Tsarp · 4 months ago
What tps are you hitting? And did you have to change KV size?
mekpro · 4 months ago
Gemma 3 is way way better than Llama 4. I think Meta will start to lose its position in LLM mindshare. Another weakness of Llama 4 is its model size that is too large (even though it can run fast with MoE), which greatly limits the applicable users to a small percentage of enthusiasts who have enough GPU VRAM. Meanwhile, Gemma 3 is widely usable across all hardware sizes.
trebligdivad · 4 months ago
It seems pretty impressive - I'm running it on my CPU (16 core AMD 3950x) and it's very very impressive at translation, and the image description is very impressive as well. I'm getting about 2.3token/s on it (compared to under 1/s on the Calme-3.2 I was previously using). It does tend to be a bit chatty unless you tell it not to be; pretty much everything it'll give you a 'breakdown' unless you tell it not to - so for traslation my prompt is 'Translate the input to English, only output the translation' to stop it giving a breakdown of the input language.
simonw · 4 months ago
What are you using to run it? I haven't got image input working yet myself.
trebligdivad · 4 months ago
I'm using llama.cpp - built last night from head; to do image stuff you have to run a separate client they provide, with something like:

./build/bin/llama-gemma3-cli -m /discs/fast/ai/gemma-3-27b-it-q4_0.gguf --mmproj /discs/fast/ai/mmproj-model-f16-27B.gguf -p "Describe this image." --image ~/Downloads/surprise.png

Note the 2nd gguf in there - I'm not sure, but I think that's for encoding the image.

terhechte · 4 months ago
Image input has been working with LM Studio for quite some time
Havoc · 4 months ago
The upcoming qwen3 series is supposed to be MoE...likely to give better tk/s on CPU
slekker · 4 months ago
What's MoE?
manjunaths · 4 months ago
I am running this on 16 GB AMD Radeon 7900 GRE with 64 GB machine with ROCm and llama.cpp on Windows 11. I can use Open-webui or the native gui for the interface.

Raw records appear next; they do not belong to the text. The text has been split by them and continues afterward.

template <bool VOL, int LMODE, bool DIAG, bool BIG, bool XC>
__global__ __launch_bounds__((AIC_EXCHANGE && XC && !DIAG && LMODE != 3) ? AIC_XWG_THREADS : AIC_WG_THREADS, (DIAG || LMODE == 3) ? 2 : AIC_MIN_WAVES) void trace_image_kernel(const DevFrame F) {
    constexpr bool XCHG = AIC_EXCHANGE && XC && !DIAG && LMODE != 3;
    constexpr uint32_t WGT = XCHG ? (uint32_t)AIC_XWG_THREADS : (uint32_t)AIC_WG_THREADS;
    constexpr uint32_t NPOOL = XCHG ? (uint32_t)AIC_POOL : 0u;
    constexpr uint32_t NCOL = WGT + NPOOL;
    static_assert(NPOOL <= 192u, "three tags per lane are scanned");
    const uint32_t lane = threadIdx.x & 63u;
    uint32_t tile_x0 = 0, tile_y0 = 0;
    __shared__ float s_lut[256];
    __shared__ float s_thr[kSrgbWindowWords];
    __shared__ double s_pow[64];
    pow_tables_to_lds(s_pow, threadIdx.x, WGT);
    for (uint32_t i = threadIdx.x; i < 256u; i += WGT) s_lut[i] = F.light_lut[i];
    srgb_window_to_lds(s_thr, F.srgb_thr, threadIdx.x, WGT);
    __syncthreads();
    const float *lut = s_lut;
    const int ostx = 2 * F.layer.size[1] * F.layer.size[2], osty = 2 * F.layer.size[2];
    const uint32_t hit_layer_s = F.hit_layer;
    unsigned long long pool_bits = (unsigned long long)F.layer.pool;
    asm volatile("s_mov_b64 %0, %1" : "=s"(pool_bits) : "s"(pool_bits));
    const uint32_t idx_mask = BIG ? 0xffffu : kCubeIndexMask;
    const uint32_t outer_thr = BIG ? 0x10000u : (1u << kCubeClassShift);

    double tx = 0, ty = 0, tz = 0, last_t = 0;
    double tdx = 0, tdy = 0, tdz = 0;
    uint32_t rx = 0, ry = 0, rz = 0;
    uint32_t boff = 0;
    int ssx = 0, ssy = 0, ssz = 0;
    uint32_t thr = outer_thr;
    uint32_t raw = 0;
    uint32_t lax = 8u;
    uint32_t st = 0u;
    uint32_t count = 0;
    ColorBuf acc;
    acc.l0 = acc.l1 = acc.l2 = 0.f; acc.t = 1.0f;
    float pend0 = 0.f, pend1 = 0.f, pend2 = 0.f, pend_tr = 1.f;
    uint32_t blk_pal_off = 0, blk_geo = 0, blk_vsz = 0;
    BounceRng brng{0ull, 0ull, 0ull, 0ull};
    uint32_t sec_steps = 0;
    enum { C_STX, C_STY, C_STZ,
           C_TABS,
           C_DX, C_DY, C_DZ,
           C_OX, C_OY, C_OZ, N_C64_ALL };
    enum { K_SRX, K_SRY, K_SRZ, K_SBOFF,
           K_TVIEW, K_PXY,
           K_BLK, K_S0, K_S1, K_S2, K_ST, N_C32_ALL };
    constexpr int N_C64 = XCHG ? (int)C_OX : (int)N_C64_ALL, N_C32 = XCHG ? (int)K_BLK : (int)N_C32_ALL;
    __shared__ double c64[N_C64][NCOL];
    __shared__ uint32_t c32[N_C32][NCOL];
    __shared__ uint32_t s_steps[WGT];
    __shared__ u32x4 s_pool[NPOOL ? NPOOL : 1u][10];
    constexpr uint32_t NTAG = NPOOL > 128u ? 192u : (NPOOL > 64u ? 128u : 64u);
    __shared__ uint32_t s_tag[NTAG];
    __shared__ u32x4 s_census;
    __shared__ uint8_t s_pick[WGT / 64u][2][64];
    const uint32_t tid = threadIdx.x;
    uint32_t col = tid;
    s_steps[tid] = 0u;
    if (!XCHG) c32[XCHG ? 0 : (int)K_BLK][tid] = 0u;
    c32[K_PXY][tid] = 0u;
    if (XCHG) {
        for (uint32_t i = tid; i < NTAG; i += WGT) s_tag[i] = i < NPOOL ? TAG_FREE : TAG_BUSY;
        for (uint32_t i = tid; i < NPOOL; i += WGT) {
            s_pool[i][9] = u32x4{0u, 0u, WGT + i, 0u};
            c32[K_PXY][WGT + i] = 0u;
        }
        if (tid == 0u) s_census = u32x4{0u, 0u, 0u, 0u};
        __syncthreads();
    }
    uint32_t dry = 0u;
    __shared__ uint32_t s_queues_tried[WGT / 64u];
    __shared__ uint32_t s_tile_state[WGT / 64u][4];
    __shared__ uint32_t s_idle_spins[WGT / 64u];
    if (lane == 0u) { s_queues_tried[threadIdx.x >> 6] = 0u; s_idle_spins[threadIdx.x >> 6] = 0u; }
    SurfDiag pend_d;
    double pend_t = 0.0;
    bool pend_visible = false;
    if (DIAG) {
        pend_d.nlight = 0; pend_d.res = pend_d.face = pend_d.block = 0;
        for (int a = 0; a < 3; a++) pend_d.cube[a] = pend_d.voxel[a] = 0;
    }
    uint32_t px_steps = 0, px_steps_prev = 0;
    Diag dg;
    if (DIAG) {
        dg.n_outer = dg.n_inner = dg.n_hits = dg.n_light = 0; dg.layer = 0; dg.hit = 0; dg.res = dg.face = dg.block = 0; dg.t = 0.0;
        for (int a = 0; a < 3; a++) dg.cube[a] = dg.voxel[a] = 0;
    }
    uint32_t tot_outer = 0, tot_inner = 0, tot_hits = 0, tot_light = 0;

    uint32_t ev = EV_NEWRAY | EV_TAKE;
#ifdef AIC_PROFILE
    __shared__ uint32_t s_prof[WGT / 64u][40];
    __shared__ uint32_t s_ray_t0[NCOL];
    uint32_t ray_dur_max = 0u, ray_dur_steps = 0u;
    uint32_t tail_trips = 0u, tail_events = 0u, tail_lanes = 0u;
    uint32_t *const prof = s_prof[tid >> 6];
    if (lane < 40u) prof[lane] = 0u;
// ... 1261 lines not shown
            t_enter |= m_enter;
            t_fin |= m_fin;
            t_deadpark |= (m_defer & ~m_fin) | (m_newdead & m_fin);
            m_act &= ~(m_shade | m_enter | m_fin);
            m_dead = m_newdead & m_act;
            m_fresh = 0ull;
        }
        ev = AIC_LANE(m_st) ? 0u : ev;
        ev = AIC_LANE(t_shade) ? EV_SHADE : ev;
        ev = AIC_LANE(t_enter) ? EV_ENTER : ev;
        ev = AIC_LANE(t_fin) ? EV_FINISH : ev;
        if ((t_deadpark | m_dead) != 0ull) ev = AIC_LANE(t_deadpark | m_dead) ? (ev | EV_DEAD) : ev;
#undef AIC_LANE
        }
        AIC_TICK(12);
    }

    AIC_SECTION(epilogue);
    typedef const __attribute__((address_space(4))) DevFrame KFrameE;
    typedef const __attribute__((address_space(4))) DevSub KSubE;
    KFrameE *Fe = (KFrameE *)__builtin_amdgcn_kernarg_segment_ptr();
    asm volatile("" : "+s"(Fe));
    const uint32_t n_sub_e = Fe->n_sub > 1u ? Fe->n_sub : 1u;
    KSubE &SE = Fe->sub[blockIdx.x & (n_sub_e - 1u)];
    DevCounters *const counters_e = SE.counters;
#ifdef AIC_PROFILE
    if (lane == 0) {
        prof[3] = (uint32_t)__builtin_readcyclecounter() - prof_t0;
        const uint32_t wid = blockIdx.x * (WGT / 64u) + (threadIdx.x >> 6);
        if (wid < 2048u) {
            counters_e->wave_prof[wid][0] = prof_t0;
            counters_e->wave_prof[wid][1] = prof_t0 + prof[2];
            counters_e->wave_prof[wid][2] = prof_t0 + prof[3];
            counters_e->wave_prof[wid][3] = prof[9];
        }
        atomicMax(&counters_e->prof[0], (unsigned long long)prof[3]);
        atomicMax(&counters_e->prof[1], (unsigned long long)prof[2]);
    }
#ifdef AIC_TAIL_PROF
    {
        const uint32_t wid = blockIdx.x * (WGT / 64u) + (threadIdx.x >> 6);
        const uint32_t ml = tail_trips ? (tail_lanes * 16u) / tail_trips : 0u;
        if (lane == 0 && wid < 2048u) counters_e->wave_prof[wid][3] = (tail_trips > 4095u ? 4095u : tail_trips) | ((tail_events > 1023u ? 1023u : tail_events) << 12) | ((ml > 1023u ? 1023u : ml) << 22);
    }
#endif
#ifdef AIC_RAY_PROF
    {
        uint32_t best_ = (ray_dur_max & ~1023u) | (ray_dur_steps > 1023u ? 1023u : ray_dur_steps);
#pragma unroll
        for (int off = 32; off > 0; off >>= 1) { const uint32_t o_ = (uint32_t)__shfl_down((int)best_, off, 64); best_ = o_ > best_ ? o_ : best_; }
        const uint32_t wid = blockIdx.x * (WGT / 64u) + (threadIdx.x >> 6);
        if (lane == 0 && wid < 2048u) counters_e->wave_prof[wid][3] = best_;
    }
#endif
    if (lane == 0) for (int i = 2; i < 40; i++) atomicAdd(&counters_e->prof[i], (unsigned long long)prof[i]);
#endif
    uint32_t t_end = threadIdx.x;
    asm volatile("" : "+v"(t_end));
    unsigned long long s = s_steps[t_end];
#pragma unroll
    for (int off = 32; off > 0; off >>= 1) s += __shfl_down(s, off, 64);
    if (lane == 0 && s) atomicAdd(&counters_e->cubes_traced, s);
    if (DIAG) {
        unsigned long long v[4] = {tot_outer, tot_inner, tot_hits, tot_light};
#pragma unroll
        for (int k = 0; k < 4; k++) {
#pragma unroll
            for (int off = 32; off > 0; off >>= 1) v[k] += __shfl_down(v[k], off, 64);
        }
        if (lane == 0) {
            if (v[0]) atomicAdd(&counters_e->n_outer, v[0]);
            if (v[1]) atomicAdd(&counters_e->n_inner, v[1]);
            if (v[2]) atomicAdd(&counters_e->n_hits, v[2]);
            if (v[3]) atomicAdd(&counters_e->n_light, v[3]);
        }
    }
    unsigned long long *const host_counters_e = SE.host_counters;
    if (lane == 0 && host_counters_e) {
        asm volatile("s_waitcnt vmcnt(0)" ::: "memory");
        if (atomicAdd(&counters_e->waves_done, 1u) == (gridDim.x / n_sub_e) * (blockDim.x >> 6) - 1u) {
            unsigned long long *const src = &counters_e->cubes_traced;
#pragma unroll
            for (int i = 0; i < 6; i++) host_counters_e[i] = __hip_atomic_load(&src[i], __ATOMIC_RELAXED, __HIP_MEMORY_SCOPE_AGENT);
        }
    }
}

It is made available via an internal IP to all members of my home.

It runs at around 26 tokens/sec and FP16, FP8 is not supported by the Radeon 7900 GRE.

I just love it.

For coding QwQ 32b is still king. But with a 16GB VRAM card it gives me ~3 tokens/sec, which is unusable.

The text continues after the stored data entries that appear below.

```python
def bottleneck_chain(pc2: PackedConv | None, pc3: PackedConv, pc1n: PackedConv, t1: Act, res: Act | None,
                     out: Act | None = None, t1n: Act | None = None, tile_m: int = 0, out_even_only: bool = False,
                     t1b: Act | None = None, t1b_stride: int = 1):
    cb = t1b.c if t1b is not None else 0
    assert chain_supported(pc2, pc3, pc1n, res is not None, cb), "bottleneck_chain: unsupported shapes"
    assert t1.fmt == 1 and t1.c + cb == pc3.cin and (res is None or (res.fmt == 1 and res.c == pc3.cout))
    assert t1b is None or (t1b.fmt == 1 and t1b.n == t1.n and (t1.h - 1) * t1b_stride < t1b.h and (t1.w - 1) * t1b_stride < t1b.w)
    assert res is None or (t1.n, t1.h, t1.w) == (res.n, res.h, res.w)
    c, nout, cn = pc3.cin, pc3.cout, (pc1n.cout if pc1n is not None else 0)
    flags = N.CHAIN_OUT_EVEN_ONLY if (out_even_only and pc2 is not None and RangeMonitor.active is None) else 0
    via_op = T.ENABLED and out is None and t1n is None
    if not via_op:
        if out is None:
            out = Act.empty(t1.n, t1.h, t1.w, nout, t1.buf.device, 1)
        if t1n is None and pc1n is not None:
            t1n = Act.empty(t1.n, t1.h, t1.w, cn, t1.buf.device, 1)
        assert out.fmt == 1 and (out.n, out.h, out.w, out.c) == (t1.n, t1.h, t1.w, nout)
        assert pc1n is None or (t1n.fmt == 1 and (t1n.n, t1n.h, t1n.w, t1n.c) == (t1.n, t1.h, t1.w, cn))
    desc = lambda o, o1n: _chain_desc(pc2, pc3, pc1n, t1, res, o, o1n, tile_m, flags, t1b, t1b_stride)

    def go():
        if not via_op:
            _c_launch("fcp_bottleneck_chain_f16x3", C.byref(desc(out, t1n)))
            return out, t1n
        o, t = T.load().bottleneck_chain(t1.buf, t1.c0, None if res is None else res.buf, 0 if res is None else res.c0,
                                         *_filter(pc2), *_filter(pc3), *_filter(pc1n), c, nout, cn, tile_m, flags,
                                         None if t1b is None else t1b.buf, 0 if t1b is None else t1b.c0, cb, int(t1b_stride))
        return Act(o, fmt=1), (Act(t, fmt=1) if pc1n is not None else None)

    def describe():
        m = t1.n * t1.h * t1.w
        flops = ((pc2.flops_per_pixel if pc2 is not None else 0) + pc3.flops_per_pixel
                 + (pc1n.flops_per_pixel if pc1n is not None else 0)) * m
        byts = 4 * (m * (c + (nout if not flags else nout // 4) + (nout if res is not None else 0) + cn) + (0 if pc2 is None else 9 * c * c)
                    + c * nout + nout * cn)
        if pc1n is None:
            head = f"expand {c}->{nout} @{t1.h}x{t1.w}"
            return f"{head} +res", head, flops, byts
        head = f"chain {'3x3 ' if pc2 is not None else ''}{c}->{nout}->{cn} @{t1.h}x{t1.w}"
        return (f"{head}{' +res' if res is not None else ''}{' out@even' if flags else ''}{' two-source' if t1b is not None else ''}",
                head, flops, byts)

    def relaunch(o, o1n):
        o = _alias_safe_out(o, t1, res, t1b)
        o1n = o1n if o1n is None else _alias_safe_out(o1n, t1, res, t1b)
        return "fcp_bottleneck_chain_f16x3", (C.byref(desc(o, o1n)),), (pc2, pc3, pc1n, t1, res, o, o1n, t1b)
    return _accounted(go, describe, relaunch)


def u8_to_nhwc4(images_u8: torch.Tensor, sub=(0.0, 0.0, 0.0), div: float = 1.0) -> Act:
    assert images_u8.dtype == torch.uint8 and images_u8.dim() == 4 and images_u8.shape[3] == 3
    assert images_u8.is_contiguous()
    n, h, w, _ = images_u8.shape
    out = Act.empty(n, h, w, 4, images_u8.device)
    sub_arr = (C.c_float * 3)(*[float(s) for s in sub])
    N.check(N.lib().fcp_u8_to_nhwc4_f32(N.ptr(images_u8), out.ptr(), n * h * w, sub_arr, float(div),
                                        N.stream_ptr()), "fcp_u8_to_nhwc4_f32")
    return out


@dataclass
class PackedStem:
    wfrag: torch.Tensor
    bias: torch.Tensor
    wscale: torch.Tensor
    flops_per_pixel: int


def pack_stem_fused(weight, bn, device, cin_perm=None) -> PackedStem:
    if isinstance(weight, torch.Tensor):
# ... 131 lines not shown
```

### face-crop-plus_amd/retinaface.py

```python
from __future__ import annotations


import os
import threading

import numpy as np
import torch

from . import _native as N
from . import engine as E
from . import torch_ops as T
from .weights import load_state_dict

STRATEGIES = {"all": 0, "best": 1, "largest": 2}
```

I tried to make Gemma 3 write a powershell script with Terminal gui interface and it ran into dead-ends and finally gave up. QwQ 32B performed a lot better.

But for most general purposes it is great. My kid's been using it to feed his school textbooks and ask it questions. It is better than anything else currently.

Somehow it is more "uptight" than llama or the chinese models like Qwen. Can't put my finger on it, the Chinese models seem nicer and more talkative.

mdp2021 · 4 months ago
> My kid's been using it to feed his school textbooks and ask it questions

Which method are you employing to feed a textbook into the model?

behnamoh · 4 months ago
This is what local LLMs need—being treated like first-class citizens by the companies that make them.

That said, the first graph is misleading about the number of H100s required to run DeepSeek r1 at FP16. The model is FP8.

mmoskal · 4 months ago
Also ~noone runs h100 at home, ie at batch size 1. What matters is throughput. With 37b active parameters and a massive deployment throughout (per gpu) should be similar to Gemma.
freeamz · 4 months ago
so what is the real comparison against DeepSeek r1 ? Would be good to know which is actually more cost efficient and open (reproducible build) to run locally.
behnamoh · 4 months ago
half the amount of those dots is what it takes. but also, why compare a 27B model with a +600B? that doesn't make sense.